Five years and finding its stride |

Five years and finding its stride

The Memorial Hospital in Craig celebrates five years in new facility

The Memorial Hospital in Craig marks five years Wednesday in its new facility. The hospital will host an anniversary celebration from 5 to 8 p.m. Wednesday, inviting community members to enjoy cake and refreshments, and tour its state-of-the-art operating suites.
Lauren Blair

Seven years ago, all they could do was hope.

The Memorial Hospital Chief of Marketing and Business Development Jennifer Riley was among those in 2007 fighting to pass a 3-mill, $42.6 million ballot measure to fund the construction of a new hospital.

“It was not a slam dunk,” Riley said. “Up until that day it was a nail-biter. We didn’t know if we were going to be successful at all.”

The measure passed in the November 2007 election by a 423-vote margin with 56 percent of the vote. Two years later, the new hospital opened its doors, and on Wednesday, TMH celebrates five years in its new facility.

The community is invited to mark the occasion with cake and refreshments from 5 to 8 p.m. Wednesday at TMH. The anniversary celebration will include tours of the hospital — including its new, state-of-the-art operating suites.

“I think it does say a lot about what the community has done for the health care in this community,” Riley said. “We’d outgrown that old facility. It was out of date and it would’ve cost a lot of money to bring it up to code.”

The hospital’s original location at 785 Russell St., which opened its doors in 1950, became the home for TMH Medical Clinic once the new hospital was built.

The new 77,258-square-foot facility, situated on 15 acres in west Craig, is considered a critical access hospital due to its rural surroundings. It has 25 patient beds — 15 medical-surgical, four special care, two labor and delivery and four post-partum.

“Critical access hospitals play an essential role in keeping our rural communities healthy,” according to the Colorado Hospital Association website.
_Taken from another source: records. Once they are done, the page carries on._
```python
def scale_shift_amax(x, a, b):
    x = _gpu(x, torch.float32, "x")
    B = int(x.shape[0])
    out = torch.empty_like(x)
    slot = amax_slot(B, x.device)
    call("ipdm_scale_shift_amax_f32", _ptr(x), _ptr(out), _ptr(slot), B, x.numel() // max(B, 1), float(a), float(b), _stream())
    return tag_amax(out, slot)


def maxpool1d5(x):
    return as_seq(maxpool5(as_rows(x)))


def linear1d(x, size, out=None, accumulate=False, act=ACT_NONE, want_amax=False):
    x = _gpu(x, torch.float32, "x")
    out4 = None if out is None else out.view(out.shape[0], out.shape[1], 1, out.shape[2])
    return as_seq(bilinear(as_rows(x), (1, int(size)), out=out4, accumulate=accumulate, act=act, want_amax=want_amax))
```

Before: 0.1317 reconstructions/s.

## Fold 2x2 average pool into 1-D Winograd conv weights for pooled convolutions

Adds a folded weight form for the 1-D Winograd kernel on pooled layers. The vertical 2-tap pool sum is folded into a 4-row kernel and the horizontal pooling is folded into the output transform, so each tile computes only the pooled output. This halves the accumulator tiles and skips the cross-lane shuffle averaging, at the cost of a fourth kernel row (more B loads and MFMAs per row pair) and a second cached weight blob per layer. It is enabled by default through an environment flag and a context manager that offers the pooled blob to the launcher.

```diff
diff --git a/include/ipdm.h b/include/ipdm.h
--- a/include/ipdm.h
+++ b/include/ipdm.h
@@ -432,6 +432,8 @@
 int64_t ipdm_conv_wino1d_weight_bytes(int Cout, int Cin);
 int ipdm_conv_wino1d_pack_weight(const float* w , void* U, int Cout, int Cin, void* stream);
 int ipdm_conv2d_wino1d_supported(int Cin, int Cout, int H, int W);
+int64_t ipdm_conv_wino1d_pool_weight_bytes(int Cout, int Cin);
+int ipdm_conv_wino1d_pack_weight_pool(const float* w , void* U, int Cout, int Cin, void* stream);
 int64_t ipdm_conv_wino1d_weight_bytes3d(int Cout, int Cin);
 int ipdm_conv_wino1d_pack_weight3d(const float* w, void* U, int Cout, int Cin, void* stream);
 int ipdm_conv3d_wino1d_supported(int Cin, int Cout, int D, int H, int W);
diff --git a/inverseproblemwithdiffusionmodel_amd/_lib.py b/inverseproblemwithdiffusionmodel_amd/_lib.py
--- a/inverseproblemwithdiffusionmodel_amd/_lib.py
+++ b/inverseproblemwithdiffusionmodel_amd/_lib.py
@@ -179,6 +179,8 @@
     "ipdm_conv_wino_hx2_weight_bytes": [c_int, c_int],
     "ipdm_conv_wino1d_weight_bytes": [c_int, c_int],
     "ipdm_conv_wino1d_pack_weight": [P, P, c_int, c_int, P],
+    "ipdm_conv_wino1d_pool_weight_bytes": [c_int, c_int],
+    "ipdm_conv_wino1d_pack_weight_pool": [P, P, c_int, c_int, P],
     "ipdm_conv2d_wino1d_supported": [c_int, c_int, c_int, c_int],
     "ipdm_conv_wino1d_weight_bytes3d": [c_int, c_int],
     "ipdm_conv_wino1d_pack_weight3d": [P, P, c_int, c_int, P],
@@ -221,6 +223,7 @@
              "ipdm_conv_bx3_weight_bytes": c_int64,
              "ipdm_conv_wino_bx3_weight_bytes": c_int64, "ipdm_conv_hx2_weight_bytes": c_int64,
              "ipdm_conv_wino_hx2_weight_bytes": c_int64, "ipdm_conv_wino1d_weight_bytes": c_int64, "ipdm_conv_wino1d_weight_bytes3d": c_int64,
+             "ipdm_conv_wino1d_pool_weight_bytes": c_int64,
              "ipdm_conv1d_hx2_weight_bytes": c_int64, "ipdm_csm_workspace_bytes": ctypes.c_size_t,
              "ipdm_coilcomp_workspace_bytes": ctypes.c_size_t, "ipdm_gcc_workspace_bytes": ctypes.c_size_t,
              "ipdm_espirit_workspace_bytes": ctypes.c_size_t, "ipdm_nc_coil_gram_workspace_bytes": ctypes.c_size_t}
diff --git a/inverseproblemwithdiffusionmodel_amd/csrc/conv_wino1d.hip b/inverseproblemwithdiffusionmodel_amd/csrc/conv_wino1d.hip
--- a/inverseproblemwithdiffusionmodel_amd/csrc/conv_wino1d.hip
+++ b/inverseproblemwithdiffusionmodel_amd/csrc/conv_wino1d.hip
@@ -18,22 +18,32 @@
 constexpr float HX1_PRESCALE = 0.5f;
 constexpr int Y_QC = 10, Y_RC4 = 40, Y_QN = 100;
 
-__device__ __forceinline__ float wino1d_U(const float* g, int p) {
-  g += (p / 12) * 9;
-  p %= 12;
+__device__ __forceinline__ float wino1d_U(const float* g, int p, bool fold) {
   const float G[4][3] = {{1.f, 0.f, 0.f}, {0.5f, 0.5f, 0.5f}, {0.5f, -0.5f, 0.5f}, {0.f, 0.f, 1.f}};
-  const int ky = p >> 2, xi = p & 3;
-  return G[xi][0] * g[ky * 3 + 0] + G[xi][1] * g[ky * 3 + 1] + G[xi][2] * g[ky * 3 + 2];
+  float t[3];
+  const int xi = p & 3;
+  if (fold) {
+    const int r = p >> 2;
+#pragma unroll
+    for (int k = 0; k < 3; ++k) t[k] = (r < 3 ? g[r * 3 + k] : 0.f) + (r > 0 ? g[(r - 1) * 3 + k] : 0.f);
+  } else {
+    g += (p / 12) * 9;
+    p %= 12;
+    const int ky = p >> 2;
+#pragma unroll
+    for (int k = 0; k < 3; ++k) t[k] = g[ky * 3 + k];
+  }
+  return G[xi][0] * t[0] + G[xi][1] * t[1] + G[xi][2] * t[2];
 }
 
 __global__ __launch_bounds__(256) void wino1d_scale_kernel(const float* __restrict__ w, float* __restrict__ inv_scale, int Cout,
-                                                           int Cin, int n_co_pad, int npos) {
+                                                           int Cin, int n_co_pad, int npos, bool fold) {
   __shared__ float red[256];
   const int co = blockIdx.x;
   float m = 0.f;
   if (co < Cout)
     for (int i = threadIdx.x; i < Cin * npos; i += 256)
-      m = fmaxf(m, fabsf(wino1d_U(w + ((size_t)co * Cin + i / npos) * (npos / 12 * 9), i % npos)));
+      m = fmaxf(m, fabsf(wino1d_U(w + ((size_t)co * Cin + i / npos) * (npos / 12 * 9), i % npos, fold)));
   red[threadIdx.x] = m;
   __syncthreads();
   for (int st = 128; st > 0; st >>= 1) {
@@ -50,7 +60,7 @@
 
 __global__ __launch_bounds__(256) void wino1d_weight_kernel(const float* __restrict__ w, unsigned short* __restrict__ out,
                                                             const float* __restrict__ inv_scale, int Cout, int Cin, int n_cc,
-                                                            int n_ct, int npos) {
+                                                            int n_ct, int npos, bool fold) {
   const int64_t total = (int64_t)npos * n_cc * n_ct * 512;
   for (int64_t i = (int64_t)blockIdx.x * 256 + threadIdx.x; i < total; i += (int64_t)gridDim.x * 256) {
     const int q = (int)(i & 7), r = (int)((i >> 3) & 31), h = (int)((i >> 8) & 1);
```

The mill levy, which is assessed as a property tax to county residents, provides up to $1.5 million in funding annually to TMH for 40 years. TMH Board and Moffat County Commissioners passed a resolution, however, stating that the mill levy will be retired once the construction loan is paid off, which hospital administrators estimate to be about 25 years, according to Riley.

Other funding came from community donors.
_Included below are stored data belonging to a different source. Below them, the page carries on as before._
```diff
+#pragma unroll
+    for (int u = 0; u < kOps2; ++u) issue_op(0, u);
+    for (int t = 0; t < nk; ++t) {
+      asm volatile("s_waitcnt vmcnt(0)" ::: "memory");
+      raw_barrier();
+      const char* bw = smem + (t & 1) * kSlotBytes;
+      bf16x8 af[MT], w0, w1, x0, x1;
+#pragma unroll
+      for (int i = 0; i < MT; ++i) af[i] = *(const bf16x8*)(bw + aoff + i * 16 * 128);
+      w0 = *(const bf16x8*)(bw + woff);
+      w1 = *(const bf16x8*)(bw + woff + 16 * 128);
+      __builtin_amdgcn_s_setprio(1);
+#pragma unroll
+      for (int q = 0; q < kNT; ++q) {
+        const int jp = q % (kNT / 2);
+        if (t + 1 < nk) {
+#pragma unroll
+          for (int u = 2 * q; u < 2 * q + 2; ++u)
+            if (u < kOps2) issue_op(t + 1, u);
+        }
+        if (q + 1 < kNT) {
+          const int h1 = (q + 1) / (kNT / 2), j1 = (q + 1) % (kNT / 2);
+          x0 = *(const bf16x8*)(bw + (woff ^ (h1 * 64)) + (2 * j1) * 16 * 128);
+          x1 = *(const bf16x8*)(bw + (woff ^ (h1 * 64)) + (2 * j1 + 1) * 16 * 128);
+        }
+#pragma unroll
+        for (int i = 0; i < MT; ++i) {
+          acc[i][2 * jp] = __builtin_amdgcn_mfma_f32_16x16x32_bf16(w0, af[i], acc[i][2 * jp], 0, 0, 0);
+          acc[i][2 * jp + 1] = __builtin_amdgcn_mfma_f32_16x16x32_bf16(w1, af[i], acc[i][2 * jp + 1], 0, 0, 0);
+          if (q == kNT / 2 - 1) af[i] = *(const bf16x8*)(bw + (aoff ^ 64) + i * 16 * 128);
+        }
+        __builtin_amdgcn_sched_barrier(0);
+        w0 = x0;
+        w1 = x1;
+      }
+      __builtin_amdgcn_s_setprio(0);
+    }
   }
 
   const int rl = lane & 15, cq = (lane >> 4) * 4;
@@ -256,18 +329,35 @@
   }
 }
 
-template <int MODE>
-int launch384(const uint16_t* A, long lda, const uint16_t* W, long ldw, long M, int N, int K, const Epi384& ep,
+int g_bk = -1;
+int gemm384_bk() {
+  if (g_bk < 0) {
+    const char* e = getenv("NOMIC_GEMM384_BK");
+    g_bk = e && atoi(e) == 32 ? 32 : 64;
+  }
+  return g_bk;
+}
+
+template <int MODE, int BK>
+int launch384_bk(const uint16_t* A, long lda, const uint16_t* W, long ldw, long M, int N, int K, const Epi384& ep,
               hipStream_t s) {
+  constexpr int lds = BK == 64 ? kLdsBytes2 : kLdsBytes;
   static bool attr = [] {
-    (void)hipFuncSetAttribute((const void*)k_gemm384<MODE>, hipFuncAttributeMaxDynamicSharedMemorySize, kLdsBytes);
+    (void)hipFuncSetAttribute((const void*)k_gemm384<MODE, BK>, hipFuncAttributeMaxDynamicSharedMemorySize, lds);
     return true;
   }();
   (void)attr;
   const int mtiles = (int)((M + kBM - 1) / kBM), ntiles = N / kBN;
-  hipLaunchKernelGGL(k_gemm384<MODE>, dim3(mtiles * ntiles), dim3(kThreads), kLdsBytes, s, A, lda, W, ldw, K, mtiles,
+  hipLaunchKernelGGL((k_gemm384<MODE, BK>), dim3(mtiles * ntiles), dim3(kThreads), lds, s, A, lda, W, ldw, K, mtiles,
                      ntiles, ep);
   return (int)hipGetLastError();
+}
+
+template <int MODE>
+int launch384(const uint16_t* A, long lda, const uint16_t* W, long ldw, long M, int N, int K, const Epi384& ep,
+              hipStream_t s) {
+  if (gemm384_bk() == 64 && K % 64 == 0) return launch384_bk<MODE, 64>(A, lda, W, ldw, M, N, K, ep, s);
+  return launch384_bk<MODE, 32>(A, lda, W, ldw, M, N, K, ep, s);
 }
 
 }
@@ -296,3 +386,9 @@
 }
 
 }
+
+extern "C" int nomic_gemm384_set_bk(int bk) {
+  const int prev = gemm384_bk();
+  g_bk = bk == 32 ? 32 : 64;
+  return prev;
+}
diff --git a/libsplinter_amd/csrc/include/nomic_api.h b/libsplinter_amd/csrc/include/nomic_api.h
--- a/libsplinter_amd/csrc/include/nomic_api.h
+++ b/libsplinter_amd/csrc/include/nomic_api.h
@@ -26,6 +26,7 @@
                   const void *ln_g, const void *ln_b, float *part, hipStream_t stream);
 int nomic_row_stats(const float *part, int nparts, long M, float eps, float *st, hipStream_t stream);
 int nomic_gemm_set_variant(int variant);
+int nomic_gemm384_set_bk(int bk);
 int nomic_gemm_set_tail_split(int on);
 long nomic_gemm256_grid(long M, int N);
 
diff --git a/libsplinter_amd/models/nomic.py b/libsplinter_amd/models/nomic.py
--- a/libsplinter_amd/models/nomic.py
+++ b/libsplinter_amd/models/nomic.py
@@ -62,6 +62,8 @@
         L.nomic_row_stats.restype = c_int
         L.nomic_gemm_set_variant.argtypes = [c_int]
         L.nomic_gemm_set_variant.restype = c_int
+        L.nomic_gemm384_set_bk.argtypes = [c_int]
+        L.nomic_gemm384_set_bk.restype = c_int
         L.nomic_gemm_set_tail_split.argtypes = [c_int]
         L.nomic_gemm_set_tail_split.restype = c_int
         L.nomic_gemm256_grid.argtypes = [c_long, c_int]
```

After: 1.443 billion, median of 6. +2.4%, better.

“In addition to the mill levy approved by voters, the TMH Foundation raised $1.2 million in community support for the new building,” Riley said.

The hospital currently employs a total of 244 people at its main facility, the clinic and the rehabilitation center, including 12 physicians and two physician assistants.
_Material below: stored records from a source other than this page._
template <bool DROP>
__global__ __attribute__((amdgpu_flat_work_group_size(64, DROP ? 512 : 1024))) void attn_fwd_head(long H, long Lq, long Lk, AttnK a, int kbytes, int vbytes,
                                                      int lkp) {
  extern __shared__ __attribute__((aligned(16))) char lds[];
  char* Ks = lds;
  char* Vs = lds + (long)lkp * 128;
  const int tid = threadIdx.x, lane = tid & 63, w = tid >> 6, g = lane >> 4, nw = blockDim.x >> 6;
  const long h = blockIdx.x, b = blockIdx.y;
  MIT_DASSERT(h < H && Lk <= lkp && lkp <= HK_MAX && Lq > 0);
  const bf16* Kb = (const bf16*)a.k + b * a.k_batch + h * D;
  const bf16* Vb = (const bf16*)a.v + b * a.v_batch + h * D;
  const __amdgpu_buffer_rsrc_t rk = __builtin_amdgcn_make_buffer_rsrc((void*)Kb, (short)0, kbytes, 0x00020000);
  const __amdgpu_buffer_rsrc_t rv = __builtin_amdgcn_make_buffer_rsrc((void*)Vb, (short)0, vbytes, 0x00020000);
  const int nid = lkp * 8;
  for (int base = tid; base < nid; base += HS * (int)blockDim.x) {
    u32x4 kv[HS], vv[HS];
#pragma unroll
    for (int u = 0; u < HS; ++u) {
      const int id = base + u * (int)blockDim.x, r = id >> 3, c = id & 7;
      const bool ok = r < Lk;
      kv[u] = __builtin_bit_cast(u32x4, __builtin_amdgcn_raw_buffer_load_b128(
                                            rk, (int)(ok ? (uint32_t)((r * a.k_row + c * 8) * 2) : A_OOB), 0, 0));
      vv[u] = __builtin_bit_cast(u32x4, __builtin_amdgcn_raw_buffer_load_b128(
                                            rv, (int)(ok ? (uint32_t)((r * a.v_row + c * 8) * 2) : A_OOB), 0, 0));
    }
#pragma unroll
    for (int u = 0; u < HS; ++u) {
      const int id = base + u * (int)blockDim.x, r = id >> 3, c = id & 7;
      if (id < nid) {
        *(u32x4*)(Ks + koff_k(r, c)) = kv[u];
        *(u32x4*)(Vs + koff_v(r, c * 16)) = vv[u];
      }
    }
  }
  __syncthreads();

  const float sl2 = a.scale * 1.4426950408889634f;
  const uint64_t key = DROP ? site_key(a.seed, a.site) : 0ull;
  const int nqt = (int)((Lq + 15) / 16);
  const int q = (lane & 15) >> 2, pp = lane & 3;
  const int kofs = koff_k(lane & 15, g);
  const int kofs1 = koff_k(lane & 15, 4 + g);
  int vofs[4][2];
#pragma unroll
  for (int i = 0; i < 4; ++i) {
    const int colb = (i * 16 + 4 * pp) * 2;
    vofs[i][0] = koff_v(g * 4 + q, colb);
    vofs[i][1] = koff_v(16 + g * 4 + q, colb);
  }
  for (int qt = w; qt < nqt; qt += nw) {
    const long qi = (long)qt * 16 + (lane & 15);
    const bool qlive = qi < Lq;
    bf16x8 qf[2];
    {
      const bf16* Qr = (const bf16*)a.q + b * a.q_batch + h * D + (qlive ? qi : 0) * a.q_row;
#pragma unroll
      for (int kk = 0; kk < 2; ++kk) {
        u32x4 v = *(const u32x4*)(Qr + kk * 32 + g * 8);
        if (!qlive) v = u32x4{0u, 0u, 0u, 0u};
        qf[kk] = __builtin_bit_cast(bf16x8, v);
      }
    }
    const uint32_t rowbase = ((uint32_t)(b * H + h) * (uint32_t)Lq + (uint32_t)qi) * (uint32_t)Lk + (uint32_t)(g * 4);
    const uint32_t kf = key_fold(key);
    f32x4 ot[4];
#pragma unroll
    for (int i = 0; i < 4; ++i) ot[i] = f32x4{0.f, 0.f, 0.f, 0.f};
    float m = -INFINITY, l = 0.f;
    f32x4 lacc = {0.f, 0.f, 0.f, 0.f};
    const char* Kc = Ks;
    const char* Vc = Vs;
    int j0 = 0;
    const int ilk = (int)Lk;
    for (; j0 + 64 <= lkp; j0 += 64, Kc += 64 * 128, Vc += 64 * 128) {
      f32x4 st[4];
#pragma unroll
      for (int nb = 0; nb < 4; ++nb) {
        const u32x4 k0 = *(const u32x4*)(Kc + nb * 2048 + kofs);
        const u32x4 k1 = *(const u32x4*)(Kc + nb * 2048 + kofs1);
        st[nb] = __builtin_amdgcn_mfma_f32_16x16x32_bf16(__builtin_bit_cast(bf16x8, k0), qf[0],
                                                          f32x4{0.f, 0.f, 0.f, 0.f}, 0, 0, 0);
        st[nb] = __builtin_amdgcn_mfma_f32_16x16x32_bf16(__builtin_bit_cast(bf16x8, k1), qf[1], st[nb], 0, 0, 0);
      }
      s16x8 vv[2][4];
#pragma unroll
      for (int hh = 0; hh < 2; ++hh)
#pragma unroll
        for (int i = 0; i < 4; ++i) {
          s16x4 lo = __builtin_amdgcn_ds_read_tr16_b64_v4i16(LDS_PTR(s16x4, Vc + hh * 4096 + vofs[i][0]));
          s16x4 hi = __builtin_amdgcn_ds_read_tr16_b64_v4i16(LDS_PTR(s16x4, Vc + hh * 4096 + vofs[i][1]));
          vv[hh][i] = s16x8{lo[0], lo[1], lo[2], lo[3], hi[0], hi[1], hi[2], hi[3]};
        }
      float s[16];
#pragma unroll
      for (int nb = 0; nb < 4; ++nb)
#pragma unroll
        for (int t = 0; t < 4; ++t) s[nb * 4 + t] = st[nb][t];
      if (__builtin_expect(j0 + 64 > ilk, 0)) {
        const int live = ilk - j0 - g * 4;
#pragma unroll
        for (int k = 0; k < 16; ++k)
          if ((k >> 2) * 16 + (k & 3) >= live) s[k] = -INFINITY;
      }
      float tmax = max16(s);
      tmax = xmax_rows(tmax);
      {
        const float mnew = __builtin_fmaxf(m, tmax * sl2);
        const float alpha = __builtin_amdgcn_exp2f(m - mnew);
        l *= alpha;
        lacc *= alpha;
#pragma unroll
        for (int i = 0; i < 4; ++i) ot[i] *= alpha;
        m = mnew;
      }
      float p[16];
#pragma unroll
      for (int k = 0; k < 16; ++k) p[k] = __builtin_amdgcn_exp2f(fmaf(s[k], sl2, -m));
      if (DROP) {
        float psum = 0.f;
#pragma unroll
        for (int k = 0; k < 16; ++k) psum += p[k];
        l += xsum_rows(psum);
      }
      if (DROP) {
#pragma unroll
        for (int nb = 0; nb < 4; ++nb)
#pragma unroll
          for (int t = 0; t < 4; ++t)
            p[nb * 4 + t] *= drop_mul32(kf, rowbase + (uint32_t)(j0 + nb * 16 + t), a.thresh, a.dscale);
      }
#pragma unroll
      for (int hh = 0; hh < 2; ++hh) {
        bf16x8 pb;
#pragma unroll
        for (int j = 0; j < 8; ++j) pb[j] = (bf16)p[hh * 8 + j];
#pragma unroll
        for (int i = 0; i < 4; ++i)
          ot[i] = __builtin_amdgcn_mfma_f32_16x16x32_bf16(__builtin_bit_cast(bf16x8, vv[hh][i]), pb, ot[i], 0, 0, 0);
        if (!DROP) lacc = __builtin_amdgcn_mfma_f32_16x16x32_bf16(ones8, pb, lacc, 0, 0, 0);
      }
    }
    if (!DROP) l += lacc[0];
    const int ntail = (lkp - j0) >> 4;
    if (ntail) {
      f32x4 st[3];
      float s[12];
#pragma unroll
      for (int nb = 0; nb < 3; ++nb) {
        if (nb < ntail) {
          const u32x4 k0 = *(const u32x4*)(Kc + nb * 2048 + kofs);
          const u32x4 k1 = *(const u32x4*)(Kc + nb * 2048 + kofs1);
          st[nb] = __builtin_amdgcn_mfma_f32_16x16x32_bf16(__builtin_bit_cast(bf16x8, k0), qf[0],
                                                            f32x4{0.f, 0.f, 0.f, 0.f}, 0, 0, 0);
          st[nb] = __builtin_amdgcn_mfma_f32_16x16x32_bf16(__builtin_bit_cast(bf16x8, k1), qf[1], st[nb], 0, 0, 0);
        }
#pragma unroll
        for (int t = 0; t < 4; ++t)
          s[nb * 4 + t] = (nb < ntail && j0 + nb * 16 + g * 4 + t < Lk) ? st[nb][t] : -INFINITY;
      }
      float tmax = s[0];
#pragma unroll
      for (int k = 1; k < 12; ++k) tmax = __builtin_fmaxf(tmax, s[k]);
      tmax = xmax_rows(tmax);
      const float mnew = __builtin_fmaxf(m, tmax * sl2);
      const float alpha = __builtin_amdgcn_exp2f(m - mnew);
      float p[12], psum = 0.f;
#pragma unroll
      for (int k = 0; k < 12; ++k) {
        p[k] = __builtin_amdgcn_exp2f(fmaf(s[k], sl2, -mnew));
        psum += p[k];
      }
      l = l * alpha + xsum_rows(psum);
      m = mnew;
      if (DROP) {
#pragma unroll
        for (int nb = 0; nb < 3; ++nb)
#pragma unroll
          for (int t = 0; t < 4; ++t)
            if (nb < ntail)
              p[nb * 4 + t] *= drop_mul32(kf, rowbase + (uint32_t)(j0 + nb * 16 + t), a.thresh, a.dscale);
// ... 134 lines not shown
#pragma unroll
      for (int t = 0; t < 4; ++t) {
        const long kj = j0 + nb * 16 + g * 4 + t;
        bool msk = !qlive || kj >= Lk || (a.causal && kj > qi);
        if (!msk && tok) msk = tok[kj] == a.pad;
        const float p = msk ? 0.f : exp2f(st[nb][t] * sl2 - lse2);
        const float mul = a.dropout ? drop_mul(key, rowbase + (uint64_t)kj, a.thresh, a.dscale) : 1.f;
        ds[nb * 4 + t] = p * (dp[nb][t] * mul - delta);
      }
#pragma unroll
    for (int kk = 0; kk < 2; ++kk) {
      bf16x8 bs;
#pragma unroll
      for (int j = 0; j < 4; ++j) {
        bs[j] = (bf16)ds[(2 * kk) * 4 + j];
        bs[4 + j] = (bf16)ds[(2 * kk + 1) * 4 + j];
      }
#pragma unroll
      for (int i = 0; i < 4; ++i) dq[i] = __builtin_amdgcn_mfma_f32_16x16x32_bf16(lds_tr_frag(Ks, kk * 32, i * 16, lane), bs,
                                                                              dq[i], 0, 0, 0);
    }
  }
  if (!qlive) return;
  bf16* DQ = (bf16*)gr.dq + b * gr.dq_batch + qi * gr.dq_row + h * D;
  typedef __attribute__((ext_vector_type(4))) __bf16 bf16x4;
#pragma unroll
  for (int i = 0; i < 4; ++i)
    *(bf16x4*)(DQ + i * 16 + g * 4) = bf16x4{(bf16)(dq[i][0] * a.scale), (bf16)(dq[i][1] * a.scale),
                                             (bf16)(dq[i][2] * a.scale), (bf16)(dq[i][3] * a.scale)};
}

One reason behind pushing for a new hospital in 2007, Riley said, was to be able to attract good doctors.

“We were working to recruit doctors to the community, and we felt we wouldn’t be successful if we didn’t have the appropriate infrastructure,” Riley said. “We have demonstrated in five years that that has proven to be valid.”

TMH has seen a lot of growth this year, with the addition of a new permanent chief executive officer, John Rossfeld and several other key administrators — including Chief Financial Officer Jeff Chilson and Chief Nursing Officer Chris Kalinowski.

It has also welcomed several new doctors in recent months, including general surgeon Alexis Driggs, M.D., family physician Elise Sullivan, M.D., physician assistant Maggie Anderson and cardiologist Gerald Myers, M.D.

Next year, TMH will welcome its first full-time orthopedic surgeon to the team, Kevin Borchard, M.D.

With a full roster of doctors able to meet the needs of the area, Riley said their recruiting efforts will likely be winding down and the focus will move to creating a positive experience for both patients and staff.

“We’ll be focusing really hard on our employees. We need the best we can get,” Riley said. “The patient deserves it, the community deserves it. We need to keep them here.”

In the coming five years, the hospital will also focus on building its orthopedic program, including orthopedic surgery, as well as expanding outpatient and rehabilitation services.

“Health care is shifting to more of an outpatient than inpatient service,” Riley said. “More and more is being provided to people on an outpatient basis.”

Perhaps most importantly, TMH will continue its efforts to improve patient care and its perception in the community. Hospital administrators, including Riley, have been reaching out to community members throughout the past year through roundtables and community events to garner feedback.

“We’ll be focusing on good quality care and patient experience,” Riley said. “Patients want excellent quality but they also want that high-end, extraordinary experience.”

After weathering a couple of difficult years, patient numbers and revenue have increased this year, placing the hospital in a much stronger financial position than in years past.

In September, the hospital was close to breaking $5 million in gross patient revenue for the first time with a total of $4.96 million. The hospital’s cash on hand is also more than it’s ever been, according to Riley.

With five years under its belt in the new location, the hospital is finding its stride, boding good things to come in the years ahead for both the hospital and Moffat County.

“The Memorial Hospital is a significant economic driver for the community, and we want to be our community’s primary resource for healthcare,” Riley said.